Twee soorten cholinesterase worden in het bloed aangetroffen: “echt” cholinesterase (acetylcholinesterase) in rode cellen en “pseudocholinesterase” (acylcholine-cylhydrolase) in serum (plasma). Een lage cholinesterase-activiteit in plasma of serum kan verband houden met blootstelling aan insecticiden of met een van een aantal variantgenotypen. Dibucaine- en fluoridegetallen zijn nuttig om dergelijke homozygote en heterozygote personen, die genetisch gevoelig zijn voor succinylcholine, te fenotyperen.
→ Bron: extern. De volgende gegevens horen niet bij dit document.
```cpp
template <int K, bool DEC = false>
__global__ void __launch_bounds__(512) penta_pipe_kernel(NdArgs A, PipeAsm F) {
  if (blockIdx.x >= 5) {
    pipe_assemble<DEC>(A.ts, A.epoch, A.pstride, F, 5, SpinCtl{A.status + 2 * gridDim.y, A.fact_id});
    return;
  }
  {
    const size_t o = (size_t)blockIdx.y * A.pstride;
    A.HA = at_problem(A.HA, o); A.HB = at_problem(A.HB, o); A.HC = at_problem(A.HC, o); A.b = at_problem(A.b, o);
    A.x = at_problem(A.x, o); A.Ust = at_problem(A.Ust, o); A.Hst = at_problem(A.Hst, o); A.Est = at_problem(A.Est, o);
    A.Dst = at_problem(A.Dst, o); A.xch = at_problem(A.xch, o); A.flags = at_problem(A.flags, o);
    A.rowcnt = at_problem(A.rowcnt, o); A.ndbuf = at_problem(A.ndbuf, o);
    A.spin = SpinCtl{A.status + 2 * gridDim.y, A.fact_id};
    A.status += 2 * blockIdx.y;
  }
  const int role = blockIdx.x;
  if (role == A.debug_skip_role) return;
  const bool asm_on = pipe_asm_on<DEC>(F, (size_t)blockIdx.y * A.pstride, A.spin);
  if (DEC && F.decide && asm_on) {
    const size_t o = (size_t)blockIdx.y * A.pstride, qq0 = (size_t)F.first * F.nq * F.nq;
    A.HA = at_problem(F.HA2, o) + qq0; A.HB = at_problem(F.HB2, o) + qq0; A.HC = at_problem(F.HC2, o) + qq0;
    A.b = at_problem(F.g2, o) + (size_t)F.first * F.nq;
  }
  if (role == 4) {
    A.asm_ready = asm_on ? at_problem(F.ready, (size_t)blockIdx.y * A.pstride) : nullptr;
    A.asm_first = F.first;
    A.wt_rows = 1;
    nd_separator<K, false>(A);
    return;
  }
  const NdBuf B = nd_layout(K);
  ChainCfg c = {};
  c.two = 1;
  c.dbg_slot = role;
  c.ts = A.ts ? A.ts + role * 64 : nullptr;
  c.spin = A.spin;
  int pair;
  if (role == 0) { c.mirror = 0; c.producer = 1; c.base = 0; c.nloc = A.j1; pair = 0; }
  else if (role == 1) { c.mirror = 1; c.producer = 1; c.base = A.n - 1; c.nloc = A.n - A.j2 - 2; pair = 1; }
  else {
    const int w = role - 2;
    c.mirror = (w == 0); c.producer = 0;
    c.base = (w == 0) ? A.s - 1 : A.s + 2;
    c.m_split = (w == 0) ? A.s - A.j1 - 2 : A.j2 - A.s - 2;
    c.nloc = c.m_split + 2;
    pair = w;
    c.fst = A.ndbuf + B.fst + (size_t)w * ND_MAXROWS * B.frow; c.fstride = B.frow;
    c.frowcnt = A.rowcnt + (2 + w) * ND_MAXROWS; c.frowtarget = (A.rowtarget / A.rowunit) * 3ull;
    c.xsep = A.ndbuf + B.xsep; c.sepflag = A.flags + 4;
    c.xsep_ll = A.ndbuf + B.ll;
  }
  PipeArgs P;
  P.n = A.n; P.k = A.k; P.HA = A.HA; P.HB = A.HB; P.HC = A.HC; P.b = A.b; P.rhs_sign = A.rhs_sign; P.x = A.x;
  P.Ust = A.Ust; P.Hst = A.Hst; P.Est = A.Est; P.Dst = A.Dst;
  P.xch = A.xch + (size_t)pair * A.xch_pair; P.flags = A.flags + 2 * pair; P.epoch = A.epoch;
  P.status = A.status; P.fact_id = A.fact_id;
  P.fst = const_cast<double*>(c.fst); P.fstride = c.fstride;
  P.frowcnt = role >= 2 ? A.rowcnt + (2 + role - 2) * ND_MAXROWS : nullptr;
  P.ts = c.ts;
  P.xjoin_ll = A.ndbuf + B.ll + (1 + pair) * 4 * K;
  P.join_ll = A.ndbuf + B.joinll + (size_t)pair * B.joinll_pair;
  P.asm_ready = asm_on ? at_problem(F.ready, (size_t)blockIdx.y * A.pstride) : nullptr;
  P.asm_first = F.first; P.asm_rows = F.rows;
  const bool spike = role >= 2;
  const PipeLds L = pipe_layout<K>(A.n, spike);
  if (spike) pipe_forward<K, true>(P, c, L);
  else pipe_forward<K, false>(P, c, L);
  const bool recursion = K > 8 && !A.debug_pipe_tail && pipe_backward_fits<K, true>(pipe_layout<K>(A.n, true), max(A.s - A.j1, A.j2 - A.s)) &&
                         pipe_backward_fits<K, false>(pipe_layout<K>(A.n, false), max(A.j1, A.n - A.j2 - 2));
  if (recursion) {
    if (spike) pipe_backward<K, true>(P, c, L);
    else pipe_backward<K, false>(P, c, L);
    return;
  }
  if (threadIdx.x >= 256) return;
  penta_ldl_tail<K, 256>(A.n, A.k, 1, A.x, A.Ust, A.Hst, A.Est, A.Dst, nullptr, c, P.xch, P.flags, A.epoch, L.xall, 1,
                         L.W, c.nloc + (c.producer ? 2 : 0));
}

}
```

### idto_amd/csrc/solver_layout.h

```cpp
#pragma once

#ifdef __HIPCC__
#define IDTO_LAYOUT_HD __host__ __device__
#else
#define IDTO_LAYOUT_HD
#endif

#define IDTO_LDL_KERNELS(X) \
  X(2, false, 1) X(3, false, 1) X(5, false, 1) X(19, false, 1) X(23, false, 2) X(8, true, 1) X(16, true, 1) X(24, true, 2) \
  X(30, true, 2) X(29, false, 2) X(4, false, 1) X(32, true, 3)
#define IDTO_ND_KERNELS(X) X(2) X(3) X(5) X(19) X(23) X(29) X(8)
#define IDTO_PIPE_KERNELS(X) X(2) X(3) X(5) X(19)
#define IDTO_PIPE_DEC_KERNELS(X) X(5) X(19)
#define IDTO_BAND_KERNELS(X) X(6) X(9) X(12) X(15)
#define IDTO_APPLY_KERNELS(X) X(2) X(3) X(5) X(8) X(16) X(19) X(23) X(24) X(32)
#define IDTO_FUSED_KERNELS(X) X(2, 2, false, 1) X(3, 3, false, 1) X(3, 5, false, 1) X(3, 19, false, 1) X(4, 23, false, 2)
#define IDTO_SMALL_KERNELS(X) X(1, 6, 6, false) X(5, 9, 9, false) X(1, 6, 6, true) X(5, 9, 9, true) X(1, 6, 9, true) X(5, 9, 12, true)

namespace idto_dev {

enum SolverFamily { FAM_LDL, FAM_ND, FAM_PIPE, FAM_PIPE_DEC, FAM_BAND, FAM_APPLY };
constexpr bool SolverInstantiated(SolverFamily f, int v) {
#define IDTO_X1(K) || v == K
#define IDTO_X3(K, PD, GW) || v == K
// ... 83 lines not shown


struct BandLds { int m, lim, nb, pad, tcols, bcols, T, Bm, Dt, Db, D0, J, end; };
constexpr int BAND_FRONT = 32;
IDTO_LAYOUT_HD inline BandLds band_layout(int M, int W) {
  BandLds L;
  L.m = ((M - W) / 2 + W / 2) / W * W;
  L.lim = L.m + W;
  L.nb = M - W - L.m;
  L.pad = (W - L.nb % W) % W;
  L.tcols = BAND_FRONT + L.lim + 2 * W + 1;
  L.bcols = BAND_FRONT + L.pad + L.nb + 2 * W + 1;
  int o = 0;
  L.T = o; o += L.tcols * 16;
  L.Bm = o; o += L.bcols * 16;
  L.Dt = o; o += L.tcols;
  L.Db = o; o += L.bcols;
  L.D0 = o; o += M + (M & 1);
  L.J = o; o += W * 16;
  L.end = o;
  return L;
}


template <int K>
struct PipeGeo {
  static constexpr int KE = K + (K & 1);
  static constexpr int KR = 4 * ((K + 3) / 4);
  static constexpr int oS = 0, oH = KE, oE = 2 * KE, oy = 3 * KE, oF = 3 * KE + 2;
  static constexpr int od = oF + 2 * K;
  static constexpr int og = od + 1;
  static constexpr int oi = og + 1;
  static constexpr int odump = oi + 1;
  static constexpr int oz = odump + 8;
  static constexpr int oRH = oz + 1 + ((oz + 1) & 1), oRE = oRH + KE, oRy = oRE + KE;
  static constexpr int used = oRy + 1;
  static constexpr int RS = ((used + 15) / 32) * 32 + 16;
  static constexpr int SLOT = KR * RS;
  static constexpr int GS = ldl_ks(K);
  static constexpr int NCX = 3 * K + 1;
  static constexpr int NGC = KE + 2 + 2 * K;
  static_assert(3 * K <= 61, "main wavefront: 3K + 1 columns and the lane that publishes d");
  static_assert(RS >= used && RS % 32 == 16, "row stride");
};

template <int K>
constexpr int pipe_rlo() { return K >= 17 ? 16 : (K >= 3 ? (((K + 1) / 2 + 1) & ~1) : K); }
template <int K>
constexpr bool pipe_mfma_follow() { return K >= 17; }
constexpr int PIPE_HPC = 48, PIPE_HS = 18, PIPE_HPN = (PIPE_HPC + 1) * PIPE_HS;

struct PipeLds {
  int ring, stage, gbuf, xhi, hp, jbuf, xall, W, flags, end;
};
template <int K>
IDTO_LAYOUT_HD inline PipeLds pipe_layout(int n, bool spike) {
  using G = PipeGeo<K>;
  PipeLds L;
  int o = 0;
  L.ring = o; o += 3 * G::SLOT;
  L.stage = o; o += 2 * G::NCX * G::GS + 2;
  L.gbuf = o; o += 2 * G::NGC * G::GS;
  {
    constexpr int NHI = K - pipe_rlo<K>();
    L.xhi = o; o += (G::NCX + (spike ? 2 * K : 0) + 1) * (NHI + (NHI & 1)) + 2;
  }
  L.hp = o; o += pipe_mfma_follow<K>() ? (spike ? 2 : 1) * PIPE_HPN : 0;
  (void)n;
  L.jbuf = o; o += spike ? (3 * K + 2) * G::KE : 0;
  L.xall = o; o += (ND_MAXROWS + 2) * G::GS;
  L.W = o; o += 2 * G::KE + 2;
  L.flags = o; o += 32;
  L.end = o;
  return L;
}
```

Een op de 1500 patiënten is gevoelig voor succinyldicholine-anesthesieschade. Evans en Wroe suggereren dat een enzymspiegel in serum <2,5 standaarddeviaties 90% van de gevoelige personen zal oppikken met propionylthiocholine als substraat.4 Er kan eerder duidelijke remming worden gevonden zonder symptomen.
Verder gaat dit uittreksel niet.